• **DATA FOR THIS TASK**
= Beginning of Section =
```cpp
template <bool TRAIN>
__global__ __launch_bounds__(512, 2) void hh_fused_kernel(int E, int H, int D, const float *__restrict__ se, const float *__restrict__ det,
                                                          int *row_off, unsigned long long *live_total, HhFusedWeights W, float *__restrict__ out_sp,
                                                          const int32_t *__restrict__ plan, unsigned long long *stamp)
{
    const CnStampScope stamp_scope(TRAIN ? nullptr : stamp);
    extern __shared__ __attribute__((aligned(16))) char lds[];
#ifdef HH_TIMING
    const long long k_c0 = clock64(), k_r0 = wall_clock64();
#endif
    bool planned = !TRAIN && det && rp_usable(plan, E, H) && plan[1] == (int)gridDim.x;
    if (planned) {
        const int32_t *pro = plan + rp_off_rowoff();
        int bad = 0;
        for (int i = (int)threadIdx.x; i < E; i += (int)blockDim.x) {
            int nd = (int)det[i]; nd = nd < 1 ? 1 : (nd > H ? H : nd);
            bad |= (pro[i + 1] - pro[i]) ^ nd;
        }
        volatile int *flag = reinterpret_cast<volatile int *>(lds);
        if (threadIdx.x == 0) *flag = 0;
        __syncthreads();
        if (__ballot(bad != 0) != 0ull && (threadIdx.x & 63) == 0) *flag = 1;
        __syncthreads();
        planned = __builtin_amdgcn_readfirstlane(*flag) == 0;
        __syncthreads();
    }
    if (det && !planned) row_offsets_prologue<512>(E, H, det, row_off, live_total, lds);
    if (!TRAIN && stamp && blockIdx.x == 0 && threadIdx.x == 0) stamp[1] = (unsigned long long)(planned ? plan[3] : row_off[E]);
#ifdef HH_TIMING
    const long long k_c1 = clock64();
#endif
    __builtin_amdgcn_s_setprio(1);
    const int lane = threadIdx.x & 63, w8 = __builtin_amdgcn_readfirstlane(threadIdx.x >> 6);
    const int wave = w8 & 3, tm = w8 >> 2;
    int e = 0, e_end = 0, chunk_end_row = 0, n_plan = 0;
    PlanPre pre{0, 0};
    if (planned) {
        if (live_total && blockIdx.x == 0 && threadIdx.x == 0) *live_total += (unsigned long long)plan[3];
        n_plan = plan[2];
        pre = plan_prefetch(plan, E, (int)blockIdx.x, lane);
        for (int i = (int)(blockIdx.x * blockDim.x + threadIdx.x); i <= E; i += (int)(gridDim.x * blockDim.x)) row_off[i] = plan[rp_off_rowoff() + i];
    } else {
        const int total = ld_ro(row_off + E);
        e = chunk_boundary(row_off, E, total, (int)blockIdx.x, (int)gridDim.x, lane);
        e_end = chunk_boundary(row_off, E, total, (int)blockIdx.x + 1, (int)gridDim.x, lane);
        if (e >= e_end) return;
        chunk_end_row = ld_ro(row_off + e_end);
    }
    int tile_ord = 0;
    const team::WeightBuf WB = team::make_weight_buf(W);
    for (;;) {
        TileCtx t;
        if (planned) {
            if (tile_ord >= n_plan) break;
            const PlanPre cur = pre;
            ++tile_ord;
            if (tile_ord < n_plan) pre = plan_prefetch(plan, E, (int)blockIdx.x + tile_ord * (int)gridDim.x, lane);
            t = plan_tile(cur, H, tile_ord - 1, lane);
            if (t.nrows == 0) continue;
        } else {
            if (e >= e_end) break;
            t = next_tile<team::FR>(row_off, e, e_end, chunk_end_row, tile_ord++, lane);
            t.my_src = (t.e_lo + t.my_env) * H + (lane - t.my_start);
            e += t.n_env;
        }
        const int nrb = (t.nrows + 15) >> 4;
        switch (nrb) {
        case 1: team::tile_body<1, TRAIN>(t, H, D, se, W, WB, out_sp, lds, lane, wave, tm); break;
        case 2: team::tile_body<2, TRAIN>(t, H, D, se, W, WB, out_sp, lds, lane, wave, tm); break;
        case 3: team::tile_body<3, TRAIN>(t, H, D, se, W, WB, out_sp, lds, lane, wave, tm); break;
        default: team::tile_body<4, TRAIN>(t, H, D, se, W, WB, out_sp, lds, lane, wave, tm); break;
        }
    }
#ifdef HH_TIMING
    if (g_hh_tim && (threadIdx.x & 255) == 0) {
        long long *d = g_hh_tim + ((size_t)blockIdx.x * 2 + (threadIdx.x >> 8)) * 20;
        d[13] += clock64() - k_c0; d[14] += wall_clock64() - k_r0; d[15] += k_c1 - k_c0;
    }
#endif
}

__device__ __forceinline__ int koff(int g, int u, bool perm) { return perm ? 16 * (u >> 2) + 4 * g + (u & 3) : 8 * g + u; }

__device__ __forceinline__ void bake_emb2(int idx, const float *__restrict__ w, __bf16 *__restrict__ out)
{
    if (idx >= 512 * 128) return;
    const int u = idx & 7, lane = (idx >> 3) & 63, j = (idx >> 9) & 7, ks = (idx >> 12) & 3, wv = idx >> 14;
    const int fb = 8 * wv + j;
    const float x = w[(size_t)(fb * 16 + (lane & 15)) * 128 + 32 * ks + koff(lane >> 4, u, false)];
    const __bf16 hi = (__bf16)x;
    const size_t base = ((((size_t)wv * 4 + ks) * 8 + j) * 2) * 512 + lane * 8 + u;
    out[base] = hi;
    out[base + 512] = (__bf16)(x - (float)hi);
}
__device__ __forceinline__ void bake_qkv(int idx, const float *__restrict__ w, __bf16 *__restrict__ out)
{
    if (idx >= 1536 * 512) return;
    const int u = idx & 7, lane = (idx >> 3) & 63;
    int rest = idx >> 9;
    const int j = rest % 3; rest /= 3;
    const int ks = rest & 15, wv = (rest >> 4) & 3, h = rest >> 6;
    const int sec = j == 2 ? 2 : (wv & 1), blk = j == 2 ? wv : (wv & ~1) + j;
    const float x = w[(size_t)(sec * 512 + h * 64 + 16 * blk + (lane & 15)) * 512 + 32 * ks + koff(lane >> 4, u, true)];
    const __bf16 hi = (__bf16)x;
    const size_t base = (((((size_t)h * 4 + wv) * 16 + ks) * 3 + j) * 2) * 512 + lane * 8 + u;
    out[base] = hi;
    out[base + 512] = (__bf16)(x - (float)hi);
}
__device__ __forceinline__ void bake_os(int idx, const float *__restrict__ w, __bf16 *__restrict__ out)
{
    if (idx >= 256 * 512) return;
    const int u = idx & 7, lane = (idx >> 3) & 63, j = (idx >> 9) & 3, ks = (idx >> 11) & 1, wv = (idx >> 12) & 3, h = idx >> 14;
    const float x = w[(size_t)((4 * wv + j) * 16 + (lane & 15)) * 512 + h * 64 + 32 * ks + koff(lane >> 4, u, true)];
    const __bf16 hi = (__bf16)x;
    const size_t base = (((((size_t)h * 4 + wv) * 2 + ks) * 4 + j) * 2) * 512 + lane * 8 + u;
    out[base] = hi;
    out[base + 512] = (__bf16)(x - (float)hi);
}

__global__ void bake_all_kernel(const float *__restrict__ emb2_w, const float *__restrict__ qkv_w, const float *__restrict__ os_w, __bf16 *__restrict__ emb2_frag,
                                __bf16 *__restrict__ qkv_frag, __bf16 *__restrict__ os_frag)
{
    constexpr int B1 = 512 * 128 / 256, B2 = B1 + 1536 * 512 / 256;
    const int b = blockIdx.x;
    if (b < B1) bake_emb2(b * 256 + (int)threadIdx.x, emb2_w, emb2_frag);
    else if (b < B2) bake_qkv((b - B1) * 256 + (int)threadIdx.x, qkv_w, qkv_frag);
    else bake_os((b - B2) * 256 + (int)threadIdx.x, os_w, os_frag);
}

}

int hh_fused_bake(const float *emb2_w, const float *qkv_w, const float *os_w, void *emb2_frag, void *qkv_frag, void *os_frag, hipStream_t st)
{
    hipLaunchKernelGGL(bake_all_kernel, dim3((512 * 128 + 1536 * 512 + 256 * 512) / 256), dim3(256), 0, st, emb2_w, qkv_w, os_w, (__bf16 *)emb2_frag, (__bf16 *)qkv_frag,
                       (__bf16 *)os_frag);
    CN_CHECK_LAUNCH();
    return CN_OK;
}

#ifdef HH_TIMING
extern "C" int cn_hh_fused_set_timing(long long *buf)
{
    CN_HIP(hipMemcpyToSymbol(HIP_SYMBOL(g_hh_tim), &buf, sizeof(buf)));
    return CN_OK;
}
#endif

int hh_fused_forward(int E, int H, int D, const float *spatial_edges, const float *det, int *row_off, unsigned long long *live_total,
                     const HhFusedWeights &w, float *out_sp, hipStream_t st, const int32_t *row_plan)
{
    unsigned long long *stamp = cn_stamp_slot(CN_K_HH_FUSED);
    static thread_local int attr_dev = -1;
    int dev = 0;
    CN_HIP(hipGetDevice(&dev));
    if (dev != attr_dev) {
// ... 20 lines not shown
```

Baseline: 15.56 million env-steps/s.

## Overlap plan and emb0 loads with weight fetch in team HH kernel

Moves the next tile's plan-item load and the output-row-offset lookup into the tile body, issuing them early so their latency hides behind the emb2 weight loads and first MFMAs. The per-row emb0 input/weight loads are hoisted and batched across row blocks with software pipelining before the weight-register loads. The kernel prologue's plan validation now loads det and row offsets into registers in a fixed unrolled batch and uses a per-wave flag array instead of a strided loop with three barriers. The cost is higher register pressure and more complex scheduling with sched_barrier and held() pins.

```diff
diff --git a/crowdnav_prediction_attngraph_amd/csrc/hh_fused.hip b/crowdnav_prediction_attngraph_amd/csrc/hh_fused.hip
--- a/crowdnav_prediction_attngraph_amd/csrc/hh_fused.hip
+++ b/crowdnav_prediction_attngraph_amd/csrc/hh_fused.hip
@@ -83,7 +83,8 @@
 struct TileCtx {
     int e_lo, n_env, r0, nrows;
     int my_env, my_start;
-    int my_src, my_out;
+    int my_src;
+    int out0, it;
     int tile_ord;
 };
 
@@ -531,26 +532,19 @@
     for (int k = 0; k < n_env; ++k) cnt += lane >= __builtin_amdgcn_readlane(st, k) ? 1 : 0;
     t.my_env = lane < t.nrows ? cnt - 1 : -1;
     t.my_start = __shfl(st, cnt - 1 >= 0 ? cnt - 1 : 0, 64);
-    t.my_src = 0; t.my_out = t.r0 + lane;
+    t.my_src = 0;
+    t.out0 = t.r0 + (lane < n_env ? st : 0); t.it = 0;
     return t;
 }
 
-struct PlanPre { int it, out0; };
-__device__ __forceinline__ PlanPre plan_prefetch(const int32_t *plan, int E, int tile, int lane)
-{
-    PlanPre p;
-    p.it = (plan + rp_off_items(E))[(size_t)tile * 64 + lane];
-    p.out0 = (plan + rp_off_rowoff())[p.it & 0xffff];
-    return p;
-}
-__device__ __forceinline__ TileCtx plan_tile(const PlanPre &pre, int H, int tile_ord, int lane)
+constexpr int PLAN_NONE = -2, PLAN_LAST = -1;
+__device__ __forceinline__ TileCtx plan_tile(int item, int H, int tile_ord, int lane)
 {
     TileCtx t;
-    const unsigned long long zero = __ballot((pre.it >> 16) == 0);
+    const unsigned long long zero = __ballot((item >> 16) == 0);
     const int cnt = zero ? __ffsll((long long)zero) - 1 : 64;
-    const int it = lane < cnt ? pre.it : 0;
+    const int it = lane < cnt ? item : 0;
     const int rows = it >> 16, id = it & 0xffff;
-    const int out0 = pre.out0;
     int incl = rows;
 #pragma unroll
     for (int o = 1; o < 64; o <<= 1) { const int y = __shfl_up(incl, o, 64); if (lane >= o) incl += y; }
@@ -564,7 +558,7 @@
     t.my_start = __shfl(st, me, 64);
     const int off = lane - t.my_start;
     t.my_src = __shfl(id, me, 64) * H + off;
-    t.my_out = __shfl(out0, me, 64) + off;
+    t.out0 = 0; t.it = item;
     return t;
 }
 
@@ -682,7 +676,7 @@
 }
 
 template <int NRB, int J0, int RB>
-__device__ __forceinline__ void finish_rows(const TileCtx &t, const f32x4 (&acc)[4][NRB], const char *xch, const HhFusedWeights &W,
+__device__ __forceinline__ void finish_rows(const TileCtx &t, int my_out, const f32x4 (&acc)[4][NRB], const char *xch, const HhFusedWeights &W,
                                             float *__restrict__ out_sp, int lane, int wave, const f32x4 *bpre = nullptr)
 {
     const int i = lane & 15, g = lane >> 4, loff = lane * 16;
@@ -694,7 +688,7 @@
         for (int rb = 0; rb < NRB; ++rb) {
             const f32x4 other = *reinterpret_cast<const f32x4 *>(xch + ((wave * 2 + jj) * RB + rb) * 1024 + loff);
             const int row = rb * 16 + i;
-            const int orow = __shfl(t.my_out, row, 64);
+            const int orow = __shfl(my_out, row, 64);
             if (row < t.nrows) {
                 f32x4 v = acc[J0 + jj][rb] + other + b;
 #pragma unroll
@@ -709,7 +703,7 @@
 
 template <int NRB, bool TRAIN>
 __device__ __forceinline__ void tile_body(const TileCtx &t, int H, int D, const float *__restrict__ se, const HhFusedWeights &W, const WeightBuf &WB,
-                                          float *__restrict__ out_sp, char *lds, int lane_in, int wave, int tm)
+                                          float *__restrict__ out_sp, char *lds, int lane_in, int wave, int tm, const int32_t *__restrict__ plan, int plan_next, int &it_next)
 {
     using L = Layout<(NRB <= 3 ? 3 : 4)>;
     constexpr int RB = L::RB, X_PLANE = L::X_PLANE, LDS_X = L::LDS_X, LDS_S = L::LDS_S, H_PLANE = L::H_PLANE, H_BYTES = L::H_BYTES,
@@ -734,10 +728,56 @@
 
     if (w8 == 0 && lane < 4) *reinterpret_cast<unsigned *>(lds + LDS_CTR + 4 * lane) = 0u;
     unsigned bar_target = 0;
+    constexpr int NRR = (NRB + 1) / 2;
+    const int c0 = 32 * wave + 8 * g;
+    const float *xp[NRR];
+    float v[NRR][8];
+    float xv[NRR][4], wv[8][4], bv0[8];
+    auto e0_load = [&](const int d0, const int q0, const int q1) __attribute__((always_inline)) {
+#pragma unroll
+        for (int q = q0; q < q1; ++q) {
+#pragma unroll
+            for (int rr = 0; rr < NRR; ++rr) xv[rr][q] = xp[rr][d0 + q];
+#pragma unroll
+            for (int u = 0; u < 8; ++u) wv[u][q] = W.emb0_w[(c0 + u) * D + d0 + q];
+        }
+    };
+    auto e0_fma = [&](const int q0, const int q1) __attribute__((always_inline)) {
+#pragma unroll
+        for (int q = q0; q < q1; ++q)
+#pragma unroll
+            for (int rr = 0; rr < NRR; ++rr)
+#pragma unroll
+                for (int u = 0; u < 8; ++u) v[rr][u] += xv[rr][q] * wv[u][q];
+    };
+#pragma unroll
+    for (int rr = 0; rr < NRR; ++rr) {
+        int row = (2 * rr + tm) * 16 + i;
+        row = row < t.nrows ? row : t.nrows - 1;
+        xp[rr] = se + (size_t)__shfl(t.my_src, row, 64) * D;
+    }
+#pragma unroll
+    for (int q = 0; q < 4; ++q) {
+#pragma unroll
+        for (int rr = 0; rr < NRR; ++rr) xv[rr][q] = 0.0f;
+#pragma unroll
+        for (int u = 0; u < 8; ++u) wv[u][q] = 0.0f;
+    }
+    {
+        const int q1 = D >= 2 ? 1 : 0;
+#pragma unroll
+        for (int rr = 0; rr < NRR; ++rr) { xv[rr][0] = xp[rr][0]; xv[rr][1] = xp[rr][q1]; }
+#pragma unroll
+        for (int u = 0; u < 8; ++u) { wv[u][0] = W.emb0_w[(c0 + u) * D]; wv[u][1] = W.emb0_w[(c0 + u) * D + q1]; }
+    }
+    if (D >= 4) e0_load(0, 2, 4);
+#pragma unroll
+    for (int u = 0; u < 8; ++u) bv0[u] = W.emb0_b[c0 + u];
+    __builtin_amdgcn_sched_barrier(0);
     bf16x8 wq[4][8];
     {
-        const int wv = w8 >> 1, half = w8 & 1;
-        const unsigned wp = WB.emb2 + (unsigned)wv * 4 * 16 * 1024;
+        const int wv_ = w8 >> 1, half = w8 & 1;
+        const unsigned wp = WB.emb2 + (unsigned)wv_ * 4 * 16 * 1024;
 #pragma unroll
         for (int ks = 0; ks < 4; ++ks)
 #pragma unroll
@@ -746,29 +786,47 @@
                 wq[ks][2 * j + 1] = ldb(WB, wp + ((ks * 8 + half * 4 + j) * 2 + 1) * 1024, uoff);
             }
     }
+    int out0_ld, it_ld;
+    const int pnext = TRAIN ? PLAN_NONE : __builtin_amdgcn_readfirstlane(plan_next);
+    const bool has_plan = pnext != PLAN_NONE, has_next = pnext >= 0;
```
= End of Section =
• **PROBLEM**
What lines in the material mention "orow"? Copy every one of them.

• **WRITTEN ANSWER**
-            const int orow = __shfl(t.my_out, row, 64);
+            const int orow = __shfl(my_out, row, 64);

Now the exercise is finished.